> **AVAILABLE DATA**:
[Start of section]

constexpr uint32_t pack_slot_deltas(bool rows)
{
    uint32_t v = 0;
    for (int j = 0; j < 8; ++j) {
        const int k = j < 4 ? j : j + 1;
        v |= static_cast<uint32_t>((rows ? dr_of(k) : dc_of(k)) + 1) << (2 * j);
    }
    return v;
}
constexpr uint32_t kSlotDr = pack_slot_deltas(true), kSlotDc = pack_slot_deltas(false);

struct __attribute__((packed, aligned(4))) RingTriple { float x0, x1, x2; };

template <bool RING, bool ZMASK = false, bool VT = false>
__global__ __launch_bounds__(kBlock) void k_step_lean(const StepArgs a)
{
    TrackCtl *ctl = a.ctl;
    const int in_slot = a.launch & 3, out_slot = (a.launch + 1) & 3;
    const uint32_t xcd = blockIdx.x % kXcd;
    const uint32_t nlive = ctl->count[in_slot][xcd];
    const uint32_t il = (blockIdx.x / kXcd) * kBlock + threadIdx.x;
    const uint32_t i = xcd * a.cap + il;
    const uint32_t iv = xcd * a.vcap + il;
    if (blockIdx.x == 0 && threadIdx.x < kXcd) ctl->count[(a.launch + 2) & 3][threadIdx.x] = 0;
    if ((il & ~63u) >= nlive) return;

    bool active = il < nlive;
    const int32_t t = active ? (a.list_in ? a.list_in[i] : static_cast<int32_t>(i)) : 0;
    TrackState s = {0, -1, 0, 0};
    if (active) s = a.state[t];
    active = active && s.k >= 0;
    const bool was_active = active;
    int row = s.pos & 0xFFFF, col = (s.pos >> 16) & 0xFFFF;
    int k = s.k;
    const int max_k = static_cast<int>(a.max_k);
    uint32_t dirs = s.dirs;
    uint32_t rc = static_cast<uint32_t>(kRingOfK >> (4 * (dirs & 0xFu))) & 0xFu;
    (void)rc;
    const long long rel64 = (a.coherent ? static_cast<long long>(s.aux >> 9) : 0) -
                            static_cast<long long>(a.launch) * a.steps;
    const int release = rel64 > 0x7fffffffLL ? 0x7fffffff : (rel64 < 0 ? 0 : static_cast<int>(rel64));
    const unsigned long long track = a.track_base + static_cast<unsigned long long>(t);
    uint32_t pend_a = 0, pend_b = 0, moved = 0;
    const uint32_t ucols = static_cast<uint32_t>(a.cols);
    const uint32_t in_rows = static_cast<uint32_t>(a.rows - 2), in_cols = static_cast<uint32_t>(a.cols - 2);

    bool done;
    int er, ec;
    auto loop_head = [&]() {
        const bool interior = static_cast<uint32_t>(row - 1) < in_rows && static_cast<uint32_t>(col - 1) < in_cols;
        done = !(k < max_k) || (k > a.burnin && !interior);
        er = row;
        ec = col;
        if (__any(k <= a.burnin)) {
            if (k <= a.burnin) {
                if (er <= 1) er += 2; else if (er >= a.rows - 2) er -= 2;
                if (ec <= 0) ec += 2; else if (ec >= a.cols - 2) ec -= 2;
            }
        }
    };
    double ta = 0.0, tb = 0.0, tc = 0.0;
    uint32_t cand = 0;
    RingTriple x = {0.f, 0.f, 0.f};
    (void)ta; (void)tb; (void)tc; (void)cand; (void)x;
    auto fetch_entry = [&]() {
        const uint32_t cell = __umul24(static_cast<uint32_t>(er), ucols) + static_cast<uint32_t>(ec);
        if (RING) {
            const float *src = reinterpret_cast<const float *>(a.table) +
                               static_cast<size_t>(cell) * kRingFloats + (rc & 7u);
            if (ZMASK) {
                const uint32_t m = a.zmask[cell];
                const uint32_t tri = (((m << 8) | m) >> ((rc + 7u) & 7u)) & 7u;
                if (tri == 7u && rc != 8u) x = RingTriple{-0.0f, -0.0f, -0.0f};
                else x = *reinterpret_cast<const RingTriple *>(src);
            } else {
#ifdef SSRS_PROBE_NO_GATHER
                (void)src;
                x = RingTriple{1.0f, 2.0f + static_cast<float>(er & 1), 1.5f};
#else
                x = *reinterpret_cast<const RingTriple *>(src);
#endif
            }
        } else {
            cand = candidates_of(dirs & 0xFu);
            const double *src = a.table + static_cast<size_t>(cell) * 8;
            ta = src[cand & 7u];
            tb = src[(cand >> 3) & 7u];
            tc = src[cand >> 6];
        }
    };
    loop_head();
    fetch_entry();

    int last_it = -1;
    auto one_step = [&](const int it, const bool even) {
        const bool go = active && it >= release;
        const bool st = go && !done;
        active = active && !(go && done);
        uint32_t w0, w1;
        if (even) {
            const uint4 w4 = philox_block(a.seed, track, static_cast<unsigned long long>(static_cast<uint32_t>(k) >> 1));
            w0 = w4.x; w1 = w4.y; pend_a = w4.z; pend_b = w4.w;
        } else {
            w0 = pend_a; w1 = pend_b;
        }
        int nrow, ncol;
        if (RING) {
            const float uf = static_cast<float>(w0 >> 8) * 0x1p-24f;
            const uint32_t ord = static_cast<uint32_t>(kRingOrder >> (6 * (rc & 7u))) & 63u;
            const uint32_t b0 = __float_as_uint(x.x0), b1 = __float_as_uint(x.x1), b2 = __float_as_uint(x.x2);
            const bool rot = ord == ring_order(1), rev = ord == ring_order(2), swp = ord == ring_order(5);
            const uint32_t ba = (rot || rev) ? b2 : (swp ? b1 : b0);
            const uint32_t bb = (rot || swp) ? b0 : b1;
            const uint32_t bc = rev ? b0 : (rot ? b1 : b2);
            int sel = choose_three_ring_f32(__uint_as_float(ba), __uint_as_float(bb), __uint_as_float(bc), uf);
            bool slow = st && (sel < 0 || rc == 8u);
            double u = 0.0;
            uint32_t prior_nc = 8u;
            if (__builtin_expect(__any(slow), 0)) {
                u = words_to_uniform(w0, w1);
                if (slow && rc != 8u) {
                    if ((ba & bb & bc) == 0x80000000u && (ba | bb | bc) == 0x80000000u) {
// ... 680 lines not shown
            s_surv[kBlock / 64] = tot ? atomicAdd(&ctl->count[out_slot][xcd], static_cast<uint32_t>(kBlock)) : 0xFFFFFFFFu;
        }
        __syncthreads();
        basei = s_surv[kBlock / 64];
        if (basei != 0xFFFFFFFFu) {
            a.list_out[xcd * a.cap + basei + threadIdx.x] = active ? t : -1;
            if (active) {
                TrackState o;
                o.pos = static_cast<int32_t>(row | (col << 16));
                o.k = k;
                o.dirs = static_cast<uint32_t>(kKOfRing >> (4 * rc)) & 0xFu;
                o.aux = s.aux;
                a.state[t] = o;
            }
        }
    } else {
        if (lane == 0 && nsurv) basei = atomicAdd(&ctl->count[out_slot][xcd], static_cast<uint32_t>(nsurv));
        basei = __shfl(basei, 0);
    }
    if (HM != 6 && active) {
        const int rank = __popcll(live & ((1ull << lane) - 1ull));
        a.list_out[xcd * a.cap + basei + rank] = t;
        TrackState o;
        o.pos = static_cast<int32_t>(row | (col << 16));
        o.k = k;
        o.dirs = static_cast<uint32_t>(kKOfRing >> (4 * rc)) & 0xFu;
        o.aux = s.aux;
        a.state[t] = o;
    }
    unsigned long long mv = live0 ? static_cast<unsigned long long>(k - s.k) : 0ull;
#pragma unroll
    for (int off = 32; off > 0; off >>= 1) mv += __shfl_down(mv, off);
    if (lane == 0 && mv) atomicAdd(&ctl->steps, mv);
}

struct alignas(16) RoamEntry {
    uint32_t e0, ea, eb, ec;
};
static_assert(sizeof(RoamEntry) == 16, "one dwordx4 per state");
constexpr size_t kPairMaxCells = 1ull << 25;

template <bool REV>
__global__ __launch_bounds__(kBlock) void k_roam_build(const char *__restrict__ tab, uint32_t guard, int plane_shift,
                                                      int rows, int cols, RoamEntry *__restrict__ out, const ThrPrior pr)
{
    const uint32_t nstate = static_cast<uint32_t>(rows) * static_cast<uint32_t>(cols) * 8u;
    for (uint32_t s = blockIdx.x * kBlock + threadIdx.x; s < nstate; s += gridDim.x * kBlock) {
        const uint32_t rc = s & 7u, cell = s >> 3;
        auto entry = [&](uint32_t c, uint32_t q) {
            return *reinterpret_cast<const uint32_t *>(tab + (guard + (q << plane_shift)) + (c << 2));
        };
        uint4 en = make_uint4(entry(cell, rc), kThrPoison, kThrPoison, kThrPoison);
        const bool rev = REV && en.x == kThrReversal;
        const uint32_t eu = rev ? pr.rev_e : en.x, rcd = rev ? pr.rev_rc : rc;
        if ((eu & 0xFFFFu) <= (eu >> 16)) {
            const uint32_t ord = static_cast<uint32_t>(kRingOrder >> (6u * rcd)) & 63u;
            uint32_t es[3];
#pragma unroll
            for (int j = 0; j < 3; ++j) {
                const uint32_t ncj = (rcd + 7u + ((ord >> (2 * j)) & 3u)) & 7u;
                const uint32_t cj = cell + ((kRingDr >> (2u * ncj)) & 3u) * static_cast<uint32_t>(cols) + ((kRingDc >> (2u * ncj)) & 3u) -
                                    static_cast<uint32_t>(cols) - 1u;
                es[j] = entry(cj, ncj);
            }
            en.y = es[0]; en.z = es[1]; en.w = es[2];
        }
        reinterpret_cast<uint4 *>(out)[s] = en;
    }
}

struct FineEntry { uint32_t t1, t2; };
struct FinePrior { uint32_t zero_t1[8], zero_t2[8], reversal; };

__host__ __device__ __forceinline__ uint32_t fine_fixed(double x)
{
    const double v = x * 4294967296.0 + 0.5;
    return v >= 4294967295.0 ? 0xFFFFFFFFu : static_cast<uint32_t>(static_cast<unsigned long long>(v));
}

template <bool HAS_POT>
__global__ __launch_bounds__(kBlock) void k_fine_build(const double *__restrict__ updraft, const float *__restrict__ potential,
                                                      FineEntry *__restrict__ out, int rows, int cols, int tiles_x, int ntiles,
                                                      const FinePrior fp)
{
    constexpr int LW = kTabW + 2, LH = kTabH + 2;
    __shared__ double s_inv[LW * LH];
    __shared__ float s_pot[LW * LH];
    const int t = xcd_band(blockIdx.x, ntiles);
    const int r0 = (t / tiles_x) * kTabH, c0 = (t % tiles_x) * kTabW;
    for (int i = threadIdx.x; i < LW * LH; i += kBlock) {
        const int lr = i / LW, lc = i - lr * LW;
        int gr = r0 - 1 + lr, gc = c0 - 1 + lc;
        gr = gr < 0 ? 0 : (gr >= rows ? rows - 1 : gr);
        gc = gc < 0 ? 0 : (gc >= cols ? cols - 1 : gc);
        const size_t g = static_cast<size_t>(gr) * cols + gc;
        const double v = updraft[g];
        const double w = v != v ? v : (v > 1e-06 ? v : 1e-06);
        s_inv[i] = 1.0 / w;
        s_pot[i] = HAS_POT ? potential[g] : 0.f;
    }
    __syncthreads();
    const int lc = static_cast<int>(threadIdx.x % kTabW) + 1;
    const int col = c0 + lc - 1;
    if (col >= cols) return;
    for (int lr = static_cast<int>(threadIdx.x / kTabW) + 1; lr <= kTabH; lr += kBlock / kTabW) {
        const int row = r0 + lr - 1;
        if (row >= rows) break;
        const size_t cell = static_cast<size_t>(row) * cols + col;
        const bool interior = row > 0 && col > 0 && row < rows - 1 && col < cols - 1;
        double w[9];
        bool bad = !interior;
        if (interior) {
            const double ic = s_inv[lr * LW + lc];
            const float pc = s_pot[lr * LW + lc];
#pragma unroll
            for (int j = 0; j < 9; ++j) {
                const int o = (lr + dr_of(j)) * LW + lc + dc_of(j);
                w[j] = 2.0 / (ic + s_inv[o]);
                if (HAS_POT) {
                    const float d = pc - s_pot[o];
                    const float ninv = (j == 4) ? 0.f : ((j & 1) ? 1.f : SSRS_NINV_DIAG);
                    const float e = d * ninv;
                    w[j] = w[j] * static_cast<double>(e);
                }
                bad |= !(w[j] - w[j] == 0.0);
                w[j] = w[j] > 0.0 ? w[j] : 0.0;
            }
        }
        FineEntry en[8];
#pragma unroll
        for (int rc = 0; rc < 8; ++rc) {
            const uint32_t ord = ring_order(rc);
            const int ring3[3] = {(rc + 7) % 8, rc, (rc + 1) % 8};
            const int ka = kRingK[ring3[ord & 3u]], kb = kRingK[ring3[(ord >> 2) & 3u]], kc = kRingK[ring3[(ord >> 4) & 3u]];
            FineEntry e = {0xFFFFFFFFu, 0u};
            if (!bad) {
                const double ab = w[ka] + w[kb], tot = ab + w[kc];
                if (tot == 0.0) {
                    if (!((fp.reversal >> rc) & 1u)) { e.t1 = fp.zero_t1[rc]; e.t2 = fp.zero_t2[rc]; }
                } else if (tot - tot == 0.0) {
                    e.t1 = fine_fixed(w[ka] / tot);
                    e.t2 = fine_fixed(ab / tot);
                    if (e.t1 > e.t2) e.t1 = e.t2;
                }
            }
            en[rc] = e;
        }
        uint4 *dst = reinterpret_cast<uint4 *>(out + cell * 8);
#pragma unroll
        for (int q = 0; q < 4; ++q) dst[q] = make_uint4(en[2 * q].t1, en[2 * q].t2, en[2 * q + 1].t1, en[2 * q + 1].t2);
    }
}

[End of section]
[Start of section]

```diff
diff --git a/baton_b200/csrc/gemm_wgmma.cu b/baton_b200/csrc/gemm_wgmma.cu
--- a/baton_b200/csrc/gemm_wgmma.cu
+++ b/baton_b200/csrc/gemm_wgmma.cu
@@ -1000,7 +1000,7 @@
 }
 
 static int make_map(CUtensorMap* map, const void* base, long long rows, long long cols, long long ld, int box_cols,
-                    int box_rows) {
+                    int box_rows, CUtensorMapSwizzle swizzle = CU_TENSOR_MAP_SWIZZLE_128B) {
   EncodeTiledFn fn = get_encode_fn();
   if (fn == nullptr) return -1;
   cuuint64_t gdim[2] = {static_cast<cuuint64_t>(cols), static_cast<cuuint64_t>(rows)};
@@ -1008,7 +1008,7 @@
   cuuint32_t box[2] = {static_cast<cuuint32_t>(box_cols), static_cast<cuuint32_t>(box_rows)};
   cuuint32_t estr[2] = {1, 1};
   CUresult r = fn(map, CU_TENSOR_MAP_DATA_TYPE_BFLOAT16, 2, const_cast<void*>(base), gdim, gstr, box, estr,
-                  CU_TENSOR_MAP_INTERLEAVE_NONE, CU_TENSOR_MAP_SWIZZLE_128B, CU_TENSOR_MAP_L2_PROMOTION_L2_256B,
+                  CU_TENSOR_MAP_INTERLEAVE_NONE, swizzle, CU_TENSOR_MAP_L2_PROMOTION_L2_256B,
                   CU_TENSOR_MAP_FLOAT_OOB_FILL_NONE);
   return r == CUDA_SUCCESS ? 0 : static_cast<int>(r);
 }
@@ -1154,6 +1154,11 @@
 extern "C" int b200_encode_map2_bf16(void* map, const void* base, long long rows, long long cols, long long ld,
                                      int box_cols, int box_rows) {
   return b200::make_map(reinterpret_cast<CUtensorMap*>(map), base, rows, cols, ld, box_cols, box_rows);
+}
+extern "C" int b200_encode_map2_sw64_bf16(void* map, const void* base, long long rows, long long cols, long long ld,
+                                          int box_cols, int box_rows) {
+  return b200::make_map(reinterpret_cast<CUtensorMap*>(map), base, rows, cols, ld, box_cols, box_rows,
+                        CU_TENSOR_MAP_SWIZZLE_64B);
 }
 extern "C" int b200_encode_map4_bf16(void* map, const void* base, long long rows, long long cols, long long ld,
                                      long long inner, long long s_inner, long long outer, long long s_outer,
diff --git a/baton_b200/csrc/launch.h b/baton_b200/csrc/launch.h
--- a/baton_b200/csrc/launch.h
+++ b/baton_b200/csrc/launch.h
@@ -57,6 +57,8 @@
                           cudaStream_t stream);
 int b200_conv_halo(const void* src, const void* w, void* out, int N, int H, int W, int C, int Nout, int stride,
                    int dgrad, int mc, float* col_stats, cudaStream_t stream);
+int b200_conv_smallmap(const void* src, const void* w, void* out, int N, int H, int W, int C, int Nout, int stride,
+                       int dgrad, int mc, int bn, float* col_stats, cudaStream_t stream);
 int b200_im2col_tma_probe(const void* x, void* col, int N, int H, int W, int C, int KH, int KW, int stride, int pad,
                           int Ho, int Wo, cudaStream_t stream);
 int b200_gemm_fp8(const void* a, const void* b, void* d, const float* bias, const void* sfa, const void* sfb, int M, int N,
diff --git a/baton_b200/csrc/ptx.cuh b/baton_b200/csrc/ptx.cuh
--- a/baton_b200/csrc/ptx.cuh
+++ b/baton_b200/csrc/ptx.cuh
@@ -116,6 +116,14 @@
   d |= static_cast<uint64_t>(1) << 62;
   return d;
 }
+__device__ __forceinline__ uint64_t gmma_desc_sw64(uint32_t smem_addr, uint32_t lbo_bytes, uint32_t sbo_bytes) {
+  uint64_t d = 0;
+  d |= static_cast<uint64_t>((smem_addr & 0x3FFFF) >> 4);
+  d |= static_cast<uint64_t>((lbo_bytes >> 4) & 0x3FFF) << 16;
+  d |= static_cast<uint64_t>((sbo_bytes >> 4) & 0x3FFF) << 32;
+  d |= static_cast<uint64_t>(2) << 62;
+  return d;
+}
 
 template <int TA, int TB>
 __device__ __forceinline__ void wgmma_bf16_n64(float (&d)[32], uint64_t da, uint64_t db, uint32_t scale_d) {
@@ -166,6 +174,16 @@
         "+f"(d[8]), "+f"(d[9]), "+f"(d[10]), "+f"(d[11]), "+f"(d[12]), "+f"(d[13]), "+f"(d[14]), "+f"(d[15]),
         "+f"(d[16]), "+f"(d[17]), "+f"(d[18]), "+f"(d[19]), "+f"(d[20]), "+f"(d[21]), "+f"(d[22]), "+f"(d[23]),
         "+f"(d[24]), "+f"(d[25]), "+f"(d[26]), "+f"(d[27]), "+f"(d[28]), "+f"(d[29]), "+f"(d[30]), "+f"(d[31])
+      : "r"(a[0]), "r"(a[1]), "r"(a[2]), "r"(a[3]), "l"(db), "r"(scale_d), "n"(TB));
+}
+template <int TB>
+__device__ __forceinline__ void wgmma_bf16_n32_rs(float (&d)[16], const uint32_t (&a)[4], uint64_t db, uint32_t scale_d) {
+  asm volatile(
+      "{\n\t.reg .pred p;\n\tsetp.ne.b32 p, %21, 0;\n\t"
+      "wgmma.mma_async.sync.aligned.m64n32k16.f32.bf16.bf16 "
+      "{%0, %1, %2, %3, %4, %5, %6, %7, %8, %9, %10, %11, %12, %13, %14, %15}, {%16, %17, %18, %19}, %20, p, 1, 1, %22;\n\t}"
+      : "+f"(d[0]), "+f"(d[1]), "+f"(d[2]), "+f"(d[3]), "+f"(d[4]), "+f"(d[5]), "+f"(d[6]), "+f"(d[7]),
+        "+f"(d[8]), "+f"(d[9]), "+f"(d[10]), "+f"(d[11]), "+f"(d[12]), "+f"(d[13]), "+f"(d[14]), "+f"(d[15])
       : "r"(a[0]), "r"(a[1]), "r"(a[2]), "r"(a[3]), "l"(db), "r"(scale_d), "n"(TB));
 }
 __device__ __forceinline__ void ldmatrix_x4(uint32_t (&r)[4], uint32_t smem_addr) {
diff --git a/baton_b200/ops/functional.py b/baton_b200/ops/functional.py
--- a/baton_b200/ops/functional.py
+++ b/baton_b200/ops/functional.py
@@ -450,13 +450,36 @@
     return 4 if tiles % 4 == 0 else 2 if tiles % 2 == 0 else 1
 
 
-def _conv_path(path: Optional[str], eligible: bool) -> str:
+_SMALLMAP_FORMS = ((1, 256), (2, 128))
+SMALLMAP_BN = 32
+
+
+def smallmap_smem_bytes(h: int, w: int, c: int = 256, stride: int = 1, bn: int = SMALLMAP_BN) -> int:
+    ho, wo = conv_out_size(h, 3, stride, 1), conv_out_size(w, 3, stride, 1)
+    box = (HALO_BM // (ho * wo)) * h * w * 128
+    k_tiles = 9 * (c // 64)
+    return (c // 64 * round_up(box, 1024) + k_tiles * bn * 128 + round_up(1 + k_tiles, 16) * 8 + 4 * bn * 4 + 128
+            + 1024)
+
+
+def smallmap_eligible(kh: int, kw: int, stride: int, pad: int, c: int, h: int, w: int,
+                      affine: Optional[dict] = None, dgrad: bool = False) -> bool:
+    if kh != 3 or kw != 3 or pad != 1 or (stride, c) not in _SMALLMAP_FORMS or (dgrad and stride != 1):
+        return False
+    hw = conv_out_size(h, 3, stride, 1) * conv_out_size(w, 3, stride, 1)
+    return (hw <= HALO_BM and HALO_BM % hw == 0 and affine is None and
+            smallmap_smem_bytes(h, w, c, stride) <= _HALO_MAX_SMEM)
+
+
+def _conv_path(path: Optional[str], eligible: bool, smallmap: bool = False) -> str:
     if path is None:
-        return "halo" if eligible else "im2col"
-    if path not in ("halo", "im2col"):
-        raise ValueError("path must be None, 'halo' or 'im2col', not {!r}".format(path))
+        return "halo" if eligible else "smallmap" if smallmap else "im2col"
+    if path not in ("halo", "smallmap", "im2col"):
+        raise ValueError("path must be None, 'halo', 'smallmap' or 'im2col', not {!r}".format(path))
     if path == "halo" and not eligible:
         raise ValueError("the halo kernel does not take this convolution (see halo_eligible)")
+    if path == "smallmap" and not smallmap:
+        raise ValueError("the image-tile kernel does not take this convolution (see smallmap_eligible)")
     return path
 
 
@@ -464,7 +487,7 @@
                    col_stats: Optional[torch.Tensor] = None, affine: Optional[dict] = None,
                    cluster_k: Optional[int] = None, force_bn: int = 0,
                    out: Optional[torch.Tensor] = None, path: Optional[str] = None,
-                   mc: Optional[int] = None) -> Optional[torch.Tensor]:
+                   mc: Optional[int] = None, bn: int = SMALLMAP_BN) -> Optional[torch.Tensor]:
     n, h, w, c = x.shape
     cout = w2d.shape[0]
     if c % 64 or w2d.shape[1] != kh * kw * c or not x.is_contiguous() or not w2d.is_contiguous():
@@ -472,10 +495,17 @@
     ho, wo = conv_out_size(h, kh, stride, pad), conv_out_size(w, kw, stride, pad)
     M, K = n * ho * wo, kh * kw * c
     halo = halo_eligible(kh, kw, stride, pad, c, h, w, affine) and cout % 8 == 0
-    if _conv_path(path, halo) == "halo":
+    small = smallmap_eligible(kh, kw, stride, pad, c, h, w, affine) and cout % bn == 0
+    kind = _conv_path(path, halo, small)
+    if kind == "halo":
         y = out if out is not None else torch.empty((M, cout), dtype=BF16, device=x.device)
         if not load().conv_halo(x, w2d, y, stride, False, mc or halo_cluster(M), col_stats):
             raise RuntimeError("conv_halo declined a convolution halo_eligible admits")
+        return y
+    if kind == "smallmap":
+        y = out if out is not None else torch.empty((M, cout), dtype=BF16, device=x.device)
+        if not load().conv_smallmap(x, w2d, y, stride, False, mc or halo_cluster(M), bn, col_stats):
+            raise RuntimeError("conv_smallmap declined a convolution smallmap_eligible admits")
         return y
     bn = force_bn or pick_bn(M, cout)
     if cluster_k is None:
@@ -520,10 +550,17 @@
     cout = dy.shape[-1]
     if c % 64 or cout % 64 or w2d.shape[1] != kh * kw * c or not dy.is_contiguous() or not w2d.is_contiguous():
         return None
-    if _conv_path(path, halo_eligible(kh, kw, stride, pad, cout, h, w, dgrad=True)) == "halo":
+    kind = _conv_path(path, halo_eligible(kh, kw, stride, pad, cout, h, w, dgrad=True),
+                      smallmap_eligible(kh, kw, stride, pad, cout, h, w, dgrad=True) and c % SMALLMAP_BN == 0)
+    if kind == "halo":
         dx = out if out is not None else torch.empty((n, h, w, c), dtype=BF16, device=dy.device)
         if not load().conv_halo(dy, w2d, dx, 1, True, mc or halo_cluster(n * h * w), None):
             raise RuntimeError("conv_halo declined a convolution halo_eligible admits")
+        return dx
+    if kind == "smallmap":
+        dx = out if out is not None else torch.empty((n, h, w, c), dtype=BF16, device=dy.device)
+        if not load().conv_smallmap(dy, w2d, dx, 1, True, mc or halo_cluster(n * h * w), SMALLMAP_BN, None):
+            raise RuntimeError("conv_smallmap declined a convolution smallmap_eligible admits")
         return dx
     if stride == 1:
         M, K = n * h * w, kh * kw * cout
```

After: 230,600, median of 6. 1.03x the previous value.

[End of section]

> **YOUR TASK**: The answer must be every line of the entries that includes the word "active".

> **THE ANSWER**:
    bool active = il < nlive;
    const int32_t t = active ? (a.list_in ? a.list_in[i] : static_cast<int32_t>(i)) : 0;
    if (active) s = a.state[t];
    active = active && s.k >= 0;
    const bool was_active = active;
        const bool go = active && it >= release;
        active = active && !(go && done);
            a.list_out[xcd * a.cap + basei + threadIdx.x] = active ? t : -1;
            if (active) {
    if (HM != 6 && active) {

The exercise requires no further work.